#### [What you are asked to do]
When you reach the line in the listing below that contains "if (base &&", begin returning lines exactly as written, and stop after the line that contains "(!(__builtin_fabsf(val) <= F16_MAX))". Return no other lines.
BEGIN Data
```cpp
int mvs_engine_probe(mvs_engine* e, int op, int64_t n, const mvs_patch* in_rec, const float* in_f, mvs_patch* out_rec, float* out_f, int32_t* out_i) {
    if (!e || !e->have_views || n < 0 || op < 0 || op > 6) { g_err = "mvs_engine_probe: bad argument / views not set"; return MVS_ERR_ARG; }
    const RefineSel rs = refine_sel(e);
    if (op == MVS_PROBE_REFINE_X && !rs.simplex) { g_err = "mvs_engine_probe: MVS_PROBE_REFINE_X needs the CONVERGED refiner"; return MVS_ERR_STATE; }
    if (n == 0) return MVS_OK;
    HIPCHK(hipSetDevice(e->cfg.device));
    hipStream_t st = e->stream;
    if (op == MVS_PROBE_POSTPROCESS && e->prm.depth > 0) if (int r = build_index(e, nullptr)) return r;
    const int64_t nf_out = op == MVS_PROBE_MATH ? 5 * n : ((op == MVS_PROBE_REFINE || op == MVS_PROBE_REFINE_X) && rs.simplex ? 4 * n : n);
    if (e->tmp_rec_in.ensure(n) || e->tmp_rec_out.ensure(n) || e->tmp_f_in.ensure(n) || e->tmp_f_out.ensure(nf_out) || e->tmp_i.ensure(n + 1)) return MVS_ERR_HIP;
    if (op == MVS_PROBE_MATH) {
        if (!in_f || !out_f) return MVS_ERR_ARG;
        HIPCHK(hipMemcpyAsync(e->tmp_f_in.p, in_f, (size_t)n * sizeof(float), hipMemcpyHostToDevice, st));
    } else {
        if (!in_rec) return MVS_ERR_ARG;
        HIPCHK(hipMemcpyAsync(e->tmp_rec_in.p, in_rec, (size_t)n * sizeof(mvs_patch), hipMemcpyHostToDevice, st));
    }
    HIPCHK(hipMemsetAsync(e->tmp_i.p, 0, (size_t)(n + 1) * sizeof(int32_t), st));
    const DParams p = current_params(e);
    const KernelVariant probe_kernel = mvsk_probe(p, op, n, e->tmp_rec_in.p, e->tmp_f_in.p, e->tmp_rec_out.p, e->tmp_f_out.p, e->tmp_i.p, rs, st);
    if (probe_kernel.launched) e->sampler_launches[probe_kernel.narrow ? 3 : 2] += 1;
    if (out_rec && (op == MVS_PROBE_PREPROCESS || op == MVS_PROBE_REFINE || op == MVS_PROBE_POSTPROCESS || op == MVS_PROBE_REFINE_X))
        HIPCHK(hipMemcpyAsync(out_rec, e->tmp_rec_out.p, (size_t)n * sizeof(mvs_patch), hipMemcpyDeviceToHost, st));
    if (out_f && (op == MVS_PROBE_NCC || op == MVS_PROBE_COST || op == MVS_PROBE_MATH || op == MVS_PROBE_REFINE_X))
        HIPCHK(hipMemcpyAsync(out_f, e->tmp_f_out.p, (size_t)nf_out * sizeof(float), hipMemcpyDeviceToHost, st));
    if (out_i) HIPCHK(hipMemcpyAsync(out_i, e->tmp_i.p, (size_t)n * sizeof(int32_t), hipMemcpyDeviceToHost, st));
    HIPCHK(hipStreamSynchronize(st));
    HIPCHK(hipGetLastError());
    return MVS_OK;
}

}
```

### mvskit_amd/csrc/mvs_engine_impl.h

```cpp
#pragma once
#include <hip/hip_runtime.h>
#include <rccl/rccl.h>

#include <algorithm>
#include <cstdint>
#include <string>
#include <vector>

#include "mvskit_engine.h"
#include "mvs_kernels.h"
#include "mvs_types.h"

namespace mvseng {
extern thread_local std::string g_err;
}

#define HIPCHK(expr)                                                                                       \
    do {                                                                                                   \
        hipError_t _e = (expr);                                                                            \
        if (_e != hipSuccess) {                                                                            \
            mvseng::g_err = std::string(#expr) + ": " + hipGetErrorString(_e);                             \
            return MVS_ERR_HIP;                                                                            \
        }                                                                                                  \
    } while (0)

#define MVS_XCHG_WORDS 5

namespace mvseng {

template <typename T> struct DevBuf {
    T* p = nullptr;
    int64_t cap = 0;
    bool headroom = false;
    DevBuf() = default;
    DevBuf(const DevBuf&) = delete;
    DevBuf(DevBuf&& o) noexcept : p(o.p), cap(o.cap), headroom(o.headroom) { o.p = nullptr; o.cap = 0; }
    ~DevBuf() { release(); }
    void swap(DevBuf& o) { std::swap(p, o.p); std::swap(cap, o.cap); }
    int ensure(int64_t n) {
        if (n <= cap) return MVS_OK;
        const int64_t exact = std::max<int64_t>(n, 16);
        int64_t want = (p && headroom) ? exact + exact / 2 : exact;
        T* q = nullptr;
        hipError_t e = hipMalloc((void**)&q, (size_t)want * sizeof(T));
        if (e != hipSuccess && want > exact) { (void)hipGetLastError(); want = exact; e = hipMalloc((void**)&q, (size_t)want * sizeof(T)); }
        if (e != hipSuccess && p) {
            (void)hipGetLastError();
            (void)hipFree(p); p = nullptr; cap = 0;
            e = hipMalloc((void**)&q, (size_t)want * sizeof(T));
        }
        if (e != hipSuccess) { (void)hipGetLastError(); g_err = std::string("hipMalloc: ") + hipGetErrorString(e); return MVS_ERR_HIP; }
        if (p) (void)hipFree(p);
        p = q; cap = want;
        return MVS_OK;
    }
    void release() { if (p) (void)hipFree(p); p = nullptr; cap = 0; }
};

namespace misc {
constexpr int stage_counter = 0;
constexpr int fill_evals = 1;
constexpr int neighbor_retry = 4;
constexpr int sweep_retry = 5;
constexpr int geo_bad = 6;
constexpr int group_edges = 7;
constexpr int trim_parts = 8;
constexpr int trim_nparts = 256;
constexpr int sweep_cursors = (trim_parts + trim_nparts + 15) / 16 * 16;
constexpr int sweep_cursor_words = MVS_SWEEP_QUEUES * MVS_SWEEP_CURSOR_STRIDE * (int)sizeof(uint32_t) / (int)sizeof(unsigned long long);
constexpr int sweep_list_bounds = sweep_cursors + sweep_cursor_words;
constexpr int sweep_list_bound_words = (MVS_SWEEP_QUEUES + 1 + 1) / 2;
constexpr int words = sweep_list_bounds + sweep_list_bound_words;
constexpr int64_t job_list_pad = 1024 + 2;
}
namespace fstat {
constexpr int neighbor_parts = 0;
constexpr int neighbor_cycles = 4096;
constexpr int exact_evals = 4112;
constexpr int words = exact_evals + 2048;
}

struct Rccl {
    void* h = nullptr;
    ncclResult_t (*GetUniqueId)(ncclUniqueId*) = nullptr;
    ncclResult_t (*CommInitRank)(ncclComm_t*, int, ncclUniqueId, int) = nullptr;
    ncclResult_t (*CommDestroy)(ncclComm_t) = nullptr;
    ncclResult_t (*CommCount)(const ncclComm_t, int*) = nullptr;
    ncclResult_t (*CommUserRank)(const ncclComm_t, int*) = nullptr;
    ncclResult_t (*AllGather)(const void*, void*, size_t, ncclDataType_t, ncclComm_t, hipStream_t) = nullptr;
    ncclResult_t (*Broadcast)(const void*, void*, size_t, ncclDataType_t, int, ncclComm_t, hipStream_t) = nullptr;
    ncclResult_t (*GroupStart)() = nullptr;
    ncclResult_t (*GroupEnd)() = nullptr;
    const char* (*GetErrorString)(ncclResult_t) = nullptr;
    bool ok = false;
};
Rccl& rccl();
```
END Data
BEGIN Data
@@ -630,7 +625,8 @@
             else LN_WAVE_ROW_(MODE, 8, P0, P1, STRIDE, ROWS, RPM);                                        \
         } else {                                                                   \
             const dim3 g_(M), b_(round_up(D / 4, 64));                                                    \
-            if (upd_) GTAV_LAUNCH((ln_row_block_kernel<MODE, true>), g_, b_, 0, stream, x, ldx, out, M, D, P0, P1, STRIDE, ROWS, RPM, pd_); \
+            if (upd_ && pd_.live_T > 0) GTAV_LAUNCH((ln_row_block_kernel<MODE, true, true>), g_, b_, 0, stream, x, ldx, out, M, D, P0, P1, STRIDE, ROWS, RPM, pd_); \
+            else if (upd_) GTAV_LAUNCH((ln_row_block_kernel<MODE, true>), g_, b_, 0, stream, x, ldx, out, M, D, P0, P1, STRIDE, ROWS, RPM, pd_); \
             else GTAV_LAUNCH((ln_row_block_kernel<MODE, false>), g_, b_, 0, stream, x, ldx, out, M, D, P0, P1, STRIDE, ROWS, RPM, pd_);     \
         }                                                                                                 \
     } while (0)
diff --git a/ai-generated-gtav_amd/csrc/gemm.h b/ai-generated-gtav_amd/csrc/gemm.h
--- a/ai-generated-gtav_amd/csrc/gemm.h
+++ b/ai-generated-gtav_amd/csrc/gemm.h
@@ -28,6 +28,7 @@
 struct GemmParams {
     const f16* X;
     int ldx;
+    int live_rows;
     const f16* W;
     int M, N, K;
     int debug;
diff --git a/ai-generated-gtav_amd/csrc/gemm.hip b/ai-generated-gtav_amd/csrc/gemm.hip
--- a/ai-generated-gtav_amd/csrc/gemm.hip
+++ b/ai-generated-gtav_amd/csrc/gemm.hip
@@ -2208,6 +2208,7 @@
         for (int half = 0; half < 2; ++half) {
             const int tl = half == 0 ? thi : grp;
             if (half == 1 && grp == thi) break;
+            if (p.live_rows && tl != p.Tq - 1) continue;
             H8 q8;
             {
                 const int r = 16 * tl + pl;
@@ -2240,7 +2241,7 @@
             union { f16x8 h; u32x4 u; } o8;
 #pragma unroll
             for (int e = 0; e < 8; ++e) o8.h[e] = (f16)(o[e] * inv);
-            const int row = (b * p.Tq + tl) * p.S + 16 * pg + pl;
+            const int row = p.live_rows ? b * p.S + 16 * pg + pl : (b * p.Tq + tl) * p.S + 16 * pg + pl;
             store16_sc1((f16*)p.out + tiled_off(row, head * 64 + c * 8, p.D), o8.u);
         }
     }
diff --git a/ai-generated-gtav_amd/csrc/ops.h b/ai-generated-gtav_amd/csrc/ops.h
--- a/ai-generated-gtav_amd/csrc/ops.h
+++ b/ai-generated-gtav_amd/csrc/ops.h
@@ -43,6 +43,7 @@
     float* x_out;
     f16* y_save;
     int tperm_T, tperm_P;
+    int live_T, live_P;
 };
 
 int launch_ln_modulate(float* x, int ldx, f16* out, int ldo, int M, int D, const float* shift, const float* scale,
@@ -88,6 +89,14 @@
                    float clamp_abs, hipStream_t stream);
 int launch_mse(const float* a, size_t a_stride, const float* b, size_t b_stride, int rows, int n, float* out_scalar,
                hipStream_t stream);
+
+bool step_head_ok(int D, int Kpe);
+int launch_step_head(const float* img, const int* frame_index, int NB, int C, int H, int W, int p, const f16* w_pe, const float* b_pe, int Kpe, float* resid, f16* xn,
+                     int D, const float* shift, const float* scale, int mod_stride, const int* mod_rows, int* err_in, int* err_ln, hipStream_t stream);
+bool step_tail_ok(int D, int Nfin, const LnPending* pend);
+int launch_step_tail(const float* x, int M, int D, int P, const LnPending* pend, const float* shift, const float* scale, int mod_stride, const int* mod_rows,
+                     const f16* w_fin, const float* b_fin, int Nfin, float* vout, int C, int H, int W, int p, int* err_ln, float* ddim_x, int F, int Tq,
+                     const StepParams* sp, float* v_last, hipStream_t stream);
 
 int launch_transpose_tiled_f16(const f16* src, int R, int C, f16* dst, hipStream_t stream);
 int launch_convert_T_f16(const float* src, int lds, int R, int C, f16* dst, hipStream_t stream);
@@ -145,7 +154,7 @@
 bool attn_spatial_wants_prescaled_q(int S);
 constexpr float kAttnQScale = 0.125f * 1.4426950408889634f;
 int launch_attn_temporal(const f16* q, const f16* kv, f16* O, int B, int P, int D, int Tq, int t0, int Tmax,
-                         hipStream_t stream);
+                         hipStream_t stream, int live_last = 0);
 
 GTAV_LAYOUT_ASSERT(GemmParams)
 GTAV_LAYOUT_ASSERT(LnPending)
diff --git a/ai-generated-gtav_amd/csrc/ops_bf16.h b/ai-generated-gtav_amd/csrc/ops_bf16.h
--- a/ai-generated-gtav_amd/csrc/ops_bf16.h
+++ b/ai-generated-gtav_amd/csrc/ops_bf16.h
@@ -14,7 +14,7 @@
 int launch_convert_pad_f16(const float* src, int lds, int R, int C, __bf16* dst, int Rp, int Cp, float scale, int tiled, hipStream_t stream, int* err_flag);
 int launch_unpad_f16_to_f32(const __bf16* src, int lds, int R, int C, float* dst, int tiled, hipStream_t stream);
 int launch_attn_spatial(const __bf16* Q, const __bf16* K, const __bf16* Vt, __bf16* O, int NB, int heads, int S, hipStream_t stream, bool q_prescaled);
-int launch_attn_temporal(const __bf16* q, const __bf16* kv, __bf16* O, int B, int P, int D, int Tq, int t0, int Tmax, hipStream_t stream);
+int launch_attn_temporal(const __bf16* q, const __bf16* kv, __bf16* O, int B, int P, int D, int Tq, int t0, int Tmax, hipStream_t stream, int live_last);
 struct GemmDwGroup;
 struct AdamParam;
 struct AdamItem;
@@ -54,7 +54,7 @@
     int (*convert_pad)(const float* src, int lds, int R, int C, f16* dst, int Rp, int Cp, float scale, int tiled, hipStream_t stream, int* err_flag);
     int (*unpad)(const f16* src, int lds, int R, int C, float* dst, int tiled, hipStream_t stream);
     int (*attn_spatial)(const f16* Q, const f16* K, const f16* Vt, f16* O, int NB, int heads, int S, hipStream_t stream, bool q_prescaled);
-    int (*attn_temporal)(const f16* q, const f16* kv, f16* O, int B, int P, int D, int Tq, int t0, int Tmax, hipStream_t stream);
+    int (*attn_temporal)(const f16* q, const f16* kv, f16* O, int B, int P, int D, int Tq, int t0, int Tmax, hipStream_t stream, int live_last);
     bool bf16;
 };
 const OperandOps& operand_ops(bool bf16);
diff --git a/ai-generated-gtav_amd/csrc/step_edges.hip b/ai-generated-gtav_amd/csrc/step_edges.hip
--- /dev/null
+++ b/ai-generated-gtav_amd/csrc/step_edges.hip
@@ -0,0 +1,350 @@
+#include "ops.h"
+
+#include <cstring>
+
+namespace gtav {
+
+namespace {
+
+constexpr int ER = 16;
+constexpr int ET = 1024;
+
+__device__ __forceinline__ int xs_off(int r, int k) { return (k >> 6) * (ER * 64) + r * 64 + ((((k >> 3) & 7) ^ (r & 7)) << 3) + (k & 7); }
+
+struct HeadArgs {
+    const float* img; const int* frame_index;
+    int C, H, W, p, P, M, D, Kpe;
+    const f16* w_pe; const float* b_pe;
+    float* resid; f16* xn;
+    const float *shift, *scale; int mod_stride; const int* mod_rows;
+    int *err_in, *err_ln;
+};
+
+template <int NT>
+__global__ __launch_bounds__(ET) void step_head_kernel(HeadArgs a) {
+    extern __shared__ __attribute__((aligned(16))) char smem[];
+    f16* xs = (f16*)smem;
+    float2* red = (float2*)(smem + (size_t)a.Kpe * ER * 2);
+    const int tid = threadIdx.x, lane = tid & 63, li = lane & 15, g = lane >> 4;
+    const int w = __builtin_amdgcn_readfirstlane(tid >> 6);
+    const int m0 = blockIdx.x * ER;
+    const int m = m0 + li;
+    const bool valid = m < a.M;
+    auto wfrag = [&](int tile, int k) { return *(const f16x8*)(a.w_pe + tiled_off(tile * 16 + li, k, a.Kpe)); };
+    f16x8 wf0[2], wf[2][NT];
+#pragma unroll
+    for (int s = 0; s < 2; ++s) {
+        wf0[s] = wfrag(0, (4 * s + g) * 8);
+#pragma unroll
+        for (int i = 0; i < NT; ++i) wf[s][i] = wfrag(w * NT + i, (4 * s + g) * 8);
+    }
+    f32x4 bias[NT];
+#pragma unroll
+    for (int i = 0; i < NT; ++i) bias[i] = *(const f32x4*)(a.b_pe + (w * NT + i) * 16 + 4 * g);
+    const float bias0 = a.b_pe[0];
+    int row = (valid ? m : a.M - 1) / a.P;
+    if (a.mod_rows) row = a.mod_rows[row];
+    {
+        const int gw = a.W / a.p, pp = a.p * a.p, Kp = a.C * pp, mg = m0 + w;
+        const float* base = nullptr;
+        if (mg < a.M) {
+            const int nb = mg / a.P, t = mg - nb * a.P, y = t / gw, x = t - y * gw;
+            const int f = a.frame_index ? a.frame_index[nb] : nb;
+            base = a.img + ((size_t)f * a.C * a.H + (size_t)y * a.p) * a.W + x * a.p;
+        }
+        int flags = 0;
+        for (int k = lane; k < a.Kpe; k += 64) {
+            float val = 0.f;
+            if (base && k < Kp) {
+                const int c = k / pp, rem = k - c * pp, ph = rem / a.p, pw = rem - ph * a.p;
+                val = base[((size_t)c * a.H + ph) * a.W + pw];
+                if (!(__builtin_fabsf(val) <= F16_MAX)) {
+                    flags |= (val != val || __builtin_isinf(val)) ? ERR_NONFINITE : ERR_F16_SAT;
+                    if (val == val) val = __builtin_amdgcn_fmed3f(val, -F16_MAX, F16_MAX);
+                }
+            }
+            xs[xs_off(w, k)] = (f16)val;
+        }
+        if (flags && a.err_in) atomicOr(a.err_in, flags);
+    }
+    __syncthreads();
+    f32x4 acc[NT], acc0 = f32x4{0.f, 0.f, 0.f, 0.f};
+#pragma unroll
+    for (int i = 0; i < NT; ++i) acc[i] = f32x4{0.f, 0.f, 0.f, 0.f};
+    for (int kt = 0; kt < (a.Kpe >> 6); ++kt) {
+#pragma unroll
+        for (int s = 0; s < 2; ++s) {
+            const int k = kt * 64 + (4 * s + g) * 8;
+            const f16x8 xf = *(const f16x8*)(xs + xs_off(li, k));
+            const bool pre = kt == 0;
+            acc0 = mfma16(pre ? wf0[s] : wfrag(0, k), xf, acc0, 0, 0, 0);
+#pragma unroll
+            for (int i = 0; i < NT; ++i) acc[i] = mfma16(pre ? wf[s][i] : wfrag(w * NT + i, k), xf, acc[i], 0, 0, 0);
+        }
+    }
END Data
BEGIN Data
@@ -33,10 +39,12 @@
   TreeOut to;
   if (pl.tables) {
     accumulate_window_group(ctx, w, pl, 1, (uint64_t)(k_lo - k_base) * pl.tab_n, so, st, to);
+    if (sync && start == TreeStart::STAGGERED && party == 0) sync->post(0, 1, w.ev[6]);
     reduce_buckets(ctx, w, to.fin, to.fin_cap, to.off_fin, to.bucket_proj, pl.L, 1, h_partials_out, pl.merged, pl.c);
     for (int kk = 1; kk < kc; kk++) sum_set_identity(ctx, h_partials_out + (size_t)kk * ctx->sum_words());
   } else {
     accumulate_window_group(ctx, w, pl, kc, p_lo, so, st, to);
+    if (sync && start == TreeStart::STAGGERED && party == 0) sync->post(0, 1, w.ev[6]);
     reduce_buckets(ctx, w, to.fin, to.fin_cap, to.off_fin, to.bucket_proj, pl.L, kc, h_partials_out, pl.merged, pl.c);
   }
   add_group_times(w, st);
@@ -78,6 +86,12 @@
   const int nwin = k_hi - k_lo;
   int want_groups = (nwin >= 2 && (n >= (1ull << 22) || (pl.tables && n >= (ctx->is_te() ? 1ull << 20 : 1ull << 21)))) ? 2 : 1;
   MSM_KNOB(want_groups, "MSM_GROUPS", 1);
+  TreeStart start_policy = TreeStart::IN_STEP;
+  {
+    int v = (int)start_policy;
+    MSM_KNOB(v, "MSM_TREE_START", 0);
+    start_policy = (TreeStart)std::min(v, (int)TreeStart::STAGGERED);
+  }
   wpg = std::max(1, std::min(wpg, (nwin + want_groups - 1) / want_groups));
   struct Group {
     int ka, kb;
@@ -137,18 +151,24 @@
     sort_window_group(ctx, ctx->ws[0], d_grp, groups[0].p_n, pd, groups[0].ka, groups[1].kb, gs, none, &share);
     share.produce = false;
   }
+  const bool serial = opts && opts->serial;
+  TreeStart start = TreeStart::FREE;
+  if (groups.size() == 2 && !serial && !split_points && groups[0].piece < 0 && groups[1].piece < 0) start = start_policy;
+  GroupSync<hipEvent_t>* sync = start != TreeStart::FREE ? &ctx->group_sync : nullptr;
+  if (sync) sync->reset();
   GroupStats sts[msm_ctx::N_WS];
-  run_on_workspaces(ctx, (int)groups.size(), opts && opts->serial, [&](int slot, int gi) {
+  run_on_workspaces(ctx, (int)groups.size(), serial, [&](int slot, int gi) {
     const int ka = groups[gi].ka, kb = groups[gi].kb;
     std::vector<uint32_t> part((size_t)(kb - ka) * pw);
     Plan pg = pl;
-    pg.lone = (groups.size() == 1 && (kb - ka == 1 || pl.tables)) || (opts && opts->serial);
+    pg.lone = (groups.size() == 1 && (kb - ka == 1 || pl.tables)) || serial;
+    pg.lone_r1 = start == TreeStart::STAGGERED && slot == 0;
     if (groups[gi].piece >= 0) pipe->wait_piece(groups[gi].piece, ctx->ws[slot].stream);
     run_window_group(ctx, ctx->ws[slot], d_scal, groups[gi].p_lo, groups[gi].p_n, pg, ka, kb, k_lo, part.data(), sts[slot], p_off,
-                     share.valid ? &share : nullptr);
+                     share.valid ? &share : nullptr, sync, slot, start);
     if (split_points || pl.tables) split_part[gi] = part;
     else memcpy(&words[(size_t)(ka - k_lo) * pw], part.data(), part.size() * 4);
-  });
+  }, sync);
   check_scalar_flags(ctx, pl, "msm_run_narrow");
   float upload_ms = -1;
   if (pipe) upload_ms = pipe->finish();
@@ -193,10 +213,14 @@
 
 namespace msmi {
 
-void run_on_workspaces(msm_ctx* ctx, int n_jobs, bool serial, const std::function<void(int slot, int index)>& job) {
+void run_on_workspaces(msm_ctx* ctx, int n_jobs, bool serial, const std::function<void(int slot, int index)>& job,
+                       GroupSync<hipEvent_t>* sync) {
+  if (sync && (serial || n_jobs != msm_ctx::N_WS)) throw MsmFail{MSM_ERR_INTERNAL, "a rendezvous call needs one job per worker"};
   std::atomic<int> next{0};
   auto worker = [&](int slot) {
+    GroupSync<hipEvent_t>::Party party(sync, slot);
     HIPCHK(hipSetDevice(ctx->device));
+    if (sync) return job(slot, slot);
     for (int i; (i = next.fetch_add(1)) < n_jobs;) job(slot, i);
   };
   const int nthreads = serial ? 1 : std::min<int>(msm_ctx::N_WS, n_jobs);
END Data
#### [Exercise solution]
+            if (base && k < Kp) {
+                const int c = k / pp, rem = k - c * pp, ph = rem / a.p, pw = rem - ph * a.p;
+                val = base[((size_t)c * a.H + ph) * a.W + pw];
+                if (!(__builtin_fabsf(val) <= F16_MAX)) {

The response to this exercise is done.